Now, more than 80 years later, Hurricane Hilary is barreling toward the southwestern United States, threatening to dump enough rain to cause flash flooding and other “rare and dangerous impacts,” the National Hurricane Center said.

Such events are extremely unusual in the region because the dry air, cool water and wind conditions off California’s coast tend to break up hurricanes. Storms in the eastern north Pacific “tend to party hard, crash hard,” said Phil Klotzbach, a hurricane researcher at Colorado State University. But in the case of Hilary, slightly warmer waters caused by El Niño are helping to weaken the storm more slowly, while pressure systems are pushing the storm toward north toward land.

Along the state’s southern coast, people are preparing for an event not seen in decades.

The 1939 storm, which made landfall in Long Beach, Calif., tore through Los Angeles County and the surrounding area, destroying coastal homes, cutting power and disrupting rail and highway traffic, according to an article published in The New York Times the next day.

Nearly 100 people were killed. Some of the victims drowned at sea, while others died in flooding.

More than a dozen boats were declared missing, and the wreckage of an 80-foot yacht washed up near Huntington Beach, a usually picturesque surf spot. Around 200 people had to be rescued from wrecked leisure and fishing boats. Twenty-three people drowned when a sport fishing boat capsized just 500 feet from a pier at Point Mugu, near Oxnard. And several bodies were recovered from the water, including those of a man and a woman that washed ashore.

In Los Angeles, 5.41 inches of rain fell in 24 hours, the heaviest September rain in the city’s history at the time. A deluge in the Coachella Valley washed out train tracks and destroyed 70 percent of the region’s date crop. The overall damage was estimated to be around $2 million, the equivalent of around $44 million in today’s dollars.

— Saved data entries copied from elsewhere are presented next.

template <int BM, int BN, int WM, int WN, int FM, int FN>
__global__ void __launch_bounds__(TPB)
conv_fwd_kernel(const unsigned short* __restrict__ x,
                const unsigned short* __restrict__ w,
                const float* __restrict__ bias, unsigned short* __restrict__ y,
                ConvShape s, int relu) {
    __shared__ ConvTile<BM, BN, WM, WN, FM, FN> sm;
    constexpr int RPT = BM * 4 / TPB;
    const int tid = threadIdx.x;
    const int wave = tid >> 6;
    const int lane = tid & 63;
    const int m0 = blockIdx.x * BM;
    const int n0 = blockIdx.y * BN;
    const int M = s.N * s.OH * s.OW;
    const int KK = s.R * s.S * s.C;
    const bool fast = (s.C % 8 == 0);

    int arows[RPT], am_[RPT], a_n[RPT], a_oh[RPT], a_ow[RPT];
    const int akc = (tid & 3) * 8;
#pragma unroll
    for (int t = 0; t < RPT; ++t) {
        arows[t] = (tid + t * TPB) >> 2;
        const int am = m0 + arows[t];
        am_[t] = am;
        a_n[t] = a_oh[t] = a_ow[t] = 0;
        if (am < M) {
            a_n[t] = am / (s.OH * s.OW);
            int rem = am % (s.OH * s.OW);
            a_oh[t] = rem / s.OW;
            a_ow[t] = rem % s.OW;
        }
    }

    f32x4 acc[FM][FN];
#pragma unroll
    for (int i = 0; i < FM; ++i)
#pragma unroll
        for (int j = 0; j < FN; ++j) acc[i][j] = f32x4{0.f, 0.f, 0.f, 0.f};

    for (int k0 = 0; k0 < KK; k0 += 32) {
#pragma unroll
        for (int t = 0; t < RPT; ++t) {
            const int k = k0 + akc;
            unsigned short* dst = &sm.As[arows[t]][akc];
            if (am_[t] < M && k < KK) {
                if (fast) {
                    int rs = (int)fdiv((unsigned)k, s.fC), c = k - rs * s.C;
                    int r = (int)fdiv((unsigned)rs, s.fS), ss = rs - r * s.S;
                    int ih = a_oh[t] * s.stride + r - s.pad;
                    int iw = a_ow[t] * s.stride + ss - s.pad;
                    if (ih >= 0 && ih < s.H && iw >= 0 && iw < s.W)
                        copy16(dst, x + ((((int64_t)a_n[t] * s.H + ih) * s.W + iw)
                                             * s.C + c));
                    else
                        zero16(dst);
                } else {
#pragma unroll
                    for (int j = 0; j < 8; ++j) {
                        int kk = k + j;
                        unsigned short v = 0;
                        if (kk < KK) {
                            int rs = (int)fdiv((unsigned)kk, s.fC);
                            int c = kk - rs * s.C;
// ... 8 lines not shown
                    }
                }
            } else {
                zero16(dst);
            }
        }
        for (int i = tid; i < BN * 4; i += TPB) {
            const int col = i >> 2;
            const int kc = (i & 3) * 8;
            const int ko = n0 + col, k = k0 + kc;
            unsigned short* dst = &sm.Bs[col][kc];
            if (ko < s.Kout && k < KK) {
                if ((KK & 7) == 0) {
                    copy16(dst, w + (int64_t)ko * KK + k);
                } else {
#pragma unroll
                    for (int j = 0; j < 8; ++j)
                        dst[j] = (k + j < KK) ? w[(int64_t)ko * KK + k + j] : 0;
                }
            } else {
                zero16(dst);
            }
        }
        __syncthreads();
        tile_mfma<BM, BN, WM, WN, FM, FN>(sm.As, sm.Bs, acc, wave, lane);
        __syncthreads();
    }
    const int wm = wave / WN, wn = wave % WN;
#pragma unroll
    for (int j = 0; j < FN; ++j) {
        const int col = n0 + wn * FN * 16 + j * 16 + (lane & 15);
        if (col >= s.Kout) continue;
        const float bv = bias ? bias[col] : 0.f;
#pragma unroll
        for (int i = 0; i < FM; ++i)
#pragma unroll
            for (int r = 0; r < 4; ++r) {
                int row = m0 + wm * FM * 16 + i * 16 + (lane >> 4) * 4 + r;
                if (row >= M) continue;
                float v = acc[i][j][r] + bv;
                if (relu) v = v > 0.f ? v : 0.f;
                y[(int64_t)row * s.Kout + col] = f2bf(v);
            }
    }
}


typedef uint32_t __attribute__((address_space(3))) lds_u32_t;
typedef const uint32_t __attribute__((address_space(1))) glb_u32_t;

__device__ __forceinline__ int xcd_remap(int wg, int nwg) {
    if (nwg < 16) return wg;
    const int xcd = wg & 7;
    const int q = nwg >> 3, r = nwg & 7;
    const int base = xcd < r ? xcd * (q + 1) : r * (q + 1) + (xcd - r) * q;
    return base + (wg >> 3);
}

__device__ __forceinline__ void glds16(const unsigned short* src, void* lds_base) {
    __builtin_amdgcn_global_load_lds((glb_u32_t*)src, (lds_u32_t*)lds_base, 16,
                                     0, 0);
}

template <int BM, int BN, int WM, int WN, int FM, int FN, int BK = 32>
__global__ void __launch_bounds__(TPB)
conv_fwd_glds_kernel(const unsigned short* __restrict__ x,
                     const unsigned short* __restrict__ w,
                     const float* __restrict__ bias,
                     unsigned short* __restrict__ y,
                     float* __restrict__ y32,
                     const unsigned short* __restrict__ zbuf, ConvShape s,
                     int relu, int k_chunks) {
    __shared__ unsigned short smem[3 * (BM + BN) * BK];
    auto As = [&](int buf) -> unsigned short (*)[BK] {
        return reinterpret_cast<unsigned short(*)[BK]>(smem + buf * (BM + BN) * BK);
    };
    auto Bs = [&](int buf) -> unsigned short (*)[BK] {
        return reinterpret_cast<unsigned short(*)[BK]>(smem + buf * (BM + BN) * BK
                                                       + BM * BK);
    };
    constexpr int RPT = BM * (BK / 8) / TPB;
    constexpr int BPT = BN * (BK / 8) / TPB;
    const int tid = threadIdx.x;
    const int wave = tid >> 6;
    const int lane = tid & 63;
    const int m0 = xcd_remap(blockIdx.x, gridDim.x) * BM;
    const int n0 = blockIdx.y * BN;
    const int M = s.N * s.OH * s.OW;
    const int KK = s.R * s.S * s.C;

    constexpr int CPR = BK / 8;
    int a_n[RPT], a_oh[RPT], a_ow[RPT];
    int akcs[RPT], arow3[RPT];
    bool a_ok[RPT];
#pragma unroll
    for (int t = 0; t < RPT; ++t) {
        const int arow = (tid + t * TPB) / CPR;
        arow3[t] = (arow >> 2) & 3;
        akcs[t] = ((tid % CPR) ^ (CPR == 4 ? arow3[t] : 0)) * 8;
        const int am = m0 + arow;
        a_ok[t] = am < M;
        a_n[t] = a_oh[t] = a_ow[t] = 0;
        if (a_ok[t]) {
            a_n[t] = am / (s.OH * s.OW);
            int rem = am % (s.OH * s.OW);
            a_oh[t] = rem / s.OW;
            a_ow[t] = rem % s.OW;
        }
    }

    auto stage = [&](int buf, int k0) {
#pragma unroll
        for (int t = 0; t < RPT; ++t) {
            const int k = k0 + akcs[t];
            const unsigned short* src = zbuf;
            if (a_ok[t] && k < KK) {
                int rs = (int)fdiv((unsigned)k, s.fC), c = k - rs * s.C;
                int r = (int)fdiv((unsigned)rs, s.fS), ss = rs - r * s.S;
                int ih = a_oh[t] * s.stride + r - s.pad;
                int iw = a_ow[t] * s.stride + ss - s.pad;
                if (ih >= 0 && ih < s.H && iw >= 0 && iw < s.W)
                    src = x + ((((int64_t)a_n[t] * s.H + ih) * s.W + iw) * s.C
                               + c);
            }
            char* base = (char*)&As(buf)[0][0] + (wave + t * 4) * 1024;
            glds16(src, base);
        }
#pragma unroll
        for (int t = 0; t < BPT; ++t) {
            const int i = tid + t * TPB;
            const int korow = i / CPR;
            const int ko = n0 + korow;
            const int kc = ((i % CPR) ^ (CPR == 4 ? ((korow >> 2) & 3) : 0)) * 8;
            const int k = k0 + kc;
            const unsigned short* src = zbuf;
            if (ko < s.Kout && k < KK) src = w + (int64_t)ko * KK + k;
            char* base = (char*)&Bs(buf)[0][0] + (wave + t * 4) * 1024;
            glds16(src, base);
        }
    };
// ... 22 lines not shown
            const int wm = wave / WN, wn = wave % WN;
            const int half = lane >> 4, sub = lane & 15;
            const int swz = (BK == 32) ? ((sub >> 2) & 3) : 0;
#pragma unroll
            for (int kk = 0; kk < BK; kk += 32) {
                bf16x8 a[FM], b[FN];
#pragma unroll
                for (int i = 0; i < FM; ++i)
                    a[i] = *reinterpret_cast<const bf16x8*>(
                        &As(buf)[wm * FM * 16 + i * 16 + sub]
                                [kk + ((half ^ swz) * 8)]);
#pragma unroll
                for (int j = 0; j < FN; ++j)
                    b[j] = *reinterpret_cast<const bf16x8*>(
                        &Bs(buf)[wn * FN * 16 + j * 16 + sub]
                                [kk + ((half ^ swz) * 8)]);
#pragma unroll
                for (int i = 0; i < FM; ++i)
#pragma unroll
                    for (int j = 0; j < FN; ++j)
                        acc[i][j] = __builtin_amdgcn_mfma_f32_16x16x32_bf16(
                            a[i], b[j], acc[i][j], 0, 0, 0);
            }
        }
        buf = buf == 2 ? 0 : buf + 1;
    }
    asm volatile("s_waitcnt vmcnt(0)" ::: "memory");
    const int wm = wave / WN, wn = wave % WN;
#pragma unroll
    for (int j = 0; j < FN; ++j) {
        const int col = n0 + wn * FN * 16 + j * 16 + (lane & 15);
        if (col >= s.Kout) continue;
        const float bv = bias ? bias[col] : 0.f;
#pragma unroll
        for (int i = 0; i < FM; ++i)
#pragma unroll
            for (int r = 0; r < 4; ++r) {
                int row = m0 + wm * FM * 16 + i * 16 + (lane >> 4) * 4 + r;
                if (row >= M) continue;
                if (k_chunks > 1) {
                    atomicAdd(y32 + (int64_t)row * s.Kout + col, acc[i][j][r]);
                } else {
                    float v = acc[i][j][r] + bv;
                    if (relu) v = v > 0.f ? v : 0.f;
                    y[(int64_t)row * s.Kout + col] = f2bf(v);
                }
            }
    }
}


__device__ __forceinline__ int swz128(int byte_off) {
    return byte_off ^ (((byte_off >> 9) & 1) << 5);
}

template <int BM, int BN, int WM, int WN, int FM, int FN, bool PAD0>
__global__ void __launch_bounds__(TPB)
conv_fwd_glds64_kernel(const unsigned short* __restrict__ x,
                       const unsigned short* __restrict__ w,
                       const float* __restrict__ bias,
                       unsigned short* __restrict__ y,
                       float* __restrict__ y32,
                       const unsigned short* __restrict__ zbuf, ConvShape s,
                       int relu, int k_chunks) {
    constexpr int BK = 64;
    constexpr int NW = TPB / 64;
    static_assert(WM * WN == NW, "wave grid must cover the block");
    static_assert(BM == WM * FM * 16 && BN == WN * FN * 16, "tile mismatch");
    constexpr int ABYTES = BM * BK * 2;
    constexpr int RPT = (BM * BK / 8) / TPB;
    constexpr int BPT = (BN * BK / 8) / TPB;
    static_assert(RPT * TPB * 8 == BM * BK && BPT * TPB * 8 == BN * BK);
    __shared__ unsigned short smem[2 * (BM + BN) * BK];
    const int tid = threadIdx.x;
    const int wave = tid >> 6;
    const int lane = tid & 63;
    const int m0 = blockIdx.x * BM;
    const int n0 = blockIdx.y * BN;
    const int M = s.N * s.OH * s.OW;
    const int KK = s.R * s.S * s.C;
// ... 2938 lines not shown
        }
        (void)hipMemsetAsync(p, 0, numel * sizeof(float), stream);
        it = bufs.emplace(key, std::make_pair(p, numel)).first;
    }
    if (it->second.second != numel) {
        ok = false;
        return {};
    }
    ok = true;
    return torch::from_blob(it->second.first, sizes,
                            opts.dtype(torch::kFloat32));
}

float* acc_pool(int64_t n, const torch::TensorOptions& opts,
                hipStream_t stream, torch::Tensor& holder) {
    static torch::Tensor pool;
    auto f32 = opts.dtype(torch::kFloat32);
    if (!pool.defined() || pool.device() != f32.device_opt().value() ||
        pool.numel() < n) {
        hipStreamCaptureStatus st = hipStreamCaptureStatusNone;
        (void)hipStreamIsCapturing(stream, &st);
        if (st != hipStreamCaptureStatusNone) {
            holder = torch::zeros({n}, f32);
            return holder.data_ptr<float>();
        }
        pool = torch::zeros({n}, f32);
    }
    return pool.data_ptr<float>();
}

}


torch::Tensor conv2d_fwd(torch::Tensor x, torch::Tensor w, torch::Tensor b,
                         int64_t stride, bool relu, int64_t pad) {
    CHECK_GPU(x);
    TORCH_CHECK(x.is_contiguous() && w.is_contiguous());
    TORCH_CHECK(x.dtype() == torch::kBFloat16 && w.dtype() == torch::kBFloat16);
    ConvShape s = make_shape(x, w, (int)stride, (int)pad);
    auto y = torch::empty({s.N, s.OH, s.OW, s.Kout}, x.options());
    const int M = s.N * s.OH * s.OW;
    const float* bias = b.numel() ? b.data_ptr<float>() : nullptr;
    auto stream = at::cuda::getCurrentCUDAStream();
    const int KKf = s.R * s.S * s.C;
    const char* t3env = getenv("HEFL_TILE3");
    const int t3mode = t3env ? t3env[0] - '0' : 1;
    if (t3mode != 0 && s.R == 3 && s.S == 3 && s.stride == 1 && s.pad <= 1 &&
        s.C % 32 == 0 && s.Kout > 16 &&
        (t3mode >= 2 || s.Kout <= 32)) {
        const int BN3 = (t3mode == 3 || s.Kout <= 32) ? 32 : 64;
        const int kt = ceildiv(s.Kout, BN3);
        const int64_t min_tiles = t3mode == 2 ? 1 : 256;
        auto tiles = [&](int th, int tw) {
            return (int64_t)s.N * ceildiv(s.OH, th) * ceildiv(s.OW, tw) * kt;
        };
        int TH = 0;
        if (s.OH >= 12 && tiles(16, 16) >= min_tiles) TH = 16;
        else if (t3mode >= 2 && s.OH >= 6 && tiles(8, 16) >= min_tiles) TH = 8;
        if (TH) {
            const int th_ = ceildiv(s.OH, TH), tw_ = ceildiv(s.OW, 16);
            dim3 grid((unsigned)(s.N * th_ * tw_), (unsigned)kt);
            #define LAUNCH_T3(TH_, TW_, BN_, WM_, WN_, FM_, FN_)              \
                hipLaunchKernelGGL(                                           \
                    (conv_fwd_tile3_kernel<TH_, TW_, BN_, WM_, WN_, FM_,      \
                                           FN_>),                             \
                    grid, dim3(TPB), 0, stream, bf_ptr(x), bf_ptr(w), bias,   \
                    bf_ptr_mut(y), s, relu ? 1 : 0, th_, tw_)
            if (TH == 16 && BN3 == 64)      LAUNCH_T3(16, 16, 64, 2, 2, 8, 2);
            else if (TH == 16)              LAUNCH_T3(16, 16, 32, 4, 1, 4, 2);
            else if (BN3 == 64)             LAUNCH_T3(8, 16, 64, 2, 2, 4, 2);
            else                            LAUNCH_T3(8, 16, 32, 2, 2, 4, 1);
            #undef LAUNCH_T3
            return y;
        }
    }
    static const bool use64 = [] {
        const char* e = getenv("HEFL_GLDS64");
        return e && e[0] == '1';
    }();
    if (use64 && s.Kout > 16 && s.C % 8 == 0 && KKf % 8 == 0) {
        static torch::Tensor zbuf64;
        if (!zbuf64.defined() || zbuf64.device() != x.device())
            zbuf64 = torch::zeros({8}, x.options());
        const bool narrow = s.Kout <= 32;
        const int BM = narrow ? 256 : 128, BN = narrow ? 32 : 64;
        int tiles = ceildiv(M, BM) * ceildiv(s.Kout, BN);
        int ksteps = ceildiv(KKf, 64);
        int k_chunks = 1;
        if (tiles < 256 && ksteps >= 8)
            k_chunks = std::max(1, std::min(ksteps / 2, 512 / std::max(tiles, 1)));
        dim3 grid(ceildiv(M, BM), ceildiv(s.Kout, BN), k_chunks);
        torch::Tensor y32;
        float* y32p = nullptr;
        if (k_chunks > 1)
            y32p = acc_pool((int64_t)M * s.Kout, x.options(), stream, y32);
        #define LAUNCH_F64(BM_, BN_, WM_, WN_, FM_, FN_, P0)                  \
            hipLaunchKernelGGL((conv_fwd_glds64_kernel<BM_, BN_, WM_, WN_,    \
                                                       FM_, FN_, P0>),       \
                               grid, dim3(TPB), 0, stream, bf_ptr(x),         \
                               bf_ptr(w), bias, bf_ptr_mut(y), y32p,          \
                               bf_ptr(zbuf64), s, relu ? 1 : 0, k_chunks)
        if (narrow) {
            if (s.pad == 0) LAUNCH_F64(256, 32, 4, 1, 4, 2, true);
            else            LAUNCH_F64(256, 32, 4, 1, 4, 2, false);
        } else {
            if (s.pad == 0) LAUNCH_F64(128, 64, 2, 2, 4, 2, true);
            else            LAUNCH_F64(128, 64, 2, 2, 4, 2, false);
        }
        #undef LAUNCH_F64
        if (k_chunks > 1) {
            int64_t total = (int64_t)M * s.Kout;
            hipLaunchKernelGGL(linear_epilogue_kernel,
                               dim3((int)std::min<int64_t>(ceildiv(total, 256), 2048)),
                               dim3(256), 0, stream, y32p, bias,
                               bf_ptr_mut(y), total, s.Kout, relu ? 1 : 0, 1, 1);
        }
        return y;
    }
    if (s.Kout > 16 && s.C % 8 == 0 && KKf % 8 == 0) {
        static torch::Tensor zbuf;
        if (!zbuf.defined() || zbuf.device() != x.device())
            zbuf = torch::zeros({8}, x.options());
        int tiles = ceildiv(M, 64) * ceildiv(s.Kout, 64);
        int ksteps = ceildiv(KKf, 32);
        int k_chunks = 1;
        if (tiles < 256 && ksteps >= 16)
            k_chunks = std::max(1, std::min(ksteps / 4, 512 / tiles));
        dim3 grid(ceildiv(M, 64), ceildiv(s.Kout, 64), k_chunks);
        if (k_chunks > 1) {
            torch::Tensor y32h;
            float* y32p = acc_pool((int64_t)M * s.Kout, x.options(), stream,
                                   y32h);
            hipLaunchKernelGGL((conv_fwd_glds_kernel<64, 64, 2, 2, 2, 2, 32>),
                               grid, dim3(TPB), 0, stream, bf_ptr(x), bf_ptr(w),
                               bias, bf_ptr_mut(y), y32p,
                               bf_ptr(zbuf), s, relu ? 1 : 0, k_chunks);
            int64_t total = (int64_t)M * s.Kout;
            hipLaunchKernelGGL(linear_epilogue_kernel,
                               dim3((int)std::min<int64_t>(ceildiv(total, 256), 2048)),
                               dim3(256), 0, stream, y32p, bias,
                               bf_ptr_mut(y), total, s.Kout, relu ? 1 : 0, 1, 1);
        } else {
            hipLaunchKernelGGL((conv_fwd_glds_kernel<64, 64, 2, 2, 2, 2, 32>),
                               grid, dim3(TPB), 0, stream, bf_ptr(x), bf_ptr(w),
                               bias, bf_ptr_mut(y), (float*)nullptr,
                               bf_ptr(zbuf), s, relu ? 1 : 0, 1);
        }
    } else if (s.Kout > 16) {
        dim3 grid(ceildiv(M, 64), ceildiv(s.Kout, 64));
        hipLaunchKernelGGL((conv_fwd_kernel<64, 64, 2, 2, 2, 2>), grid,
                           dim3(TPB), 0, stream, bf_ptr(x), bf_ptr(w), bias,
                           bf_ptr_mut(y), s, relu ? 1 : 0);
    } else {
        dim3 grid(ceildiv(M, 64), ceildiv(s.Kout, 16));
        hipLaunchKernelGGL((conv_fwd_kernel<64, 16, 4, 1, 1, 1>), grid,
                           dim3(TPB), 0, stream, bf_ptr(x), bf_ptr(w), bias,
                           bf_ptr_mut(y), s, relu ? 1 : 0);
    }
    return y;
}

The destruction was staggering. However, it could not compete with news that thousands of civilians were dying in Warsaw during the invasion of Poland. As an article in The Times noted, “Nature in her angriest moods, can scarcely hope to compete with the destruction decreed by Man.”

Other tropical storms have brought tropical storm-force winds to the Southwestern United States, but just two have made landfall in California. Besides the 1939 storm, the only other tropical storm to make landfall in the state was on Oct. 2, 1858, when a hurricane shook San Diego, damaging homes, uprooting trees and causing inland flooding. The Daily Alta California described it as “one of the most terrific and violent hurricanes ever noted,” according to a National Oceanic and Atmospheric Administration paper on the event.

Christopher Landsea, a forecaster with the National Hurricane Center and an author of the paper, noted that there were no reported injuries or fatalities.

“Back then, San Diego was just a tiny little town,” he said. “San Diego is so different now that if that same hurricane were to hit today, then the damage could be catastrophic.”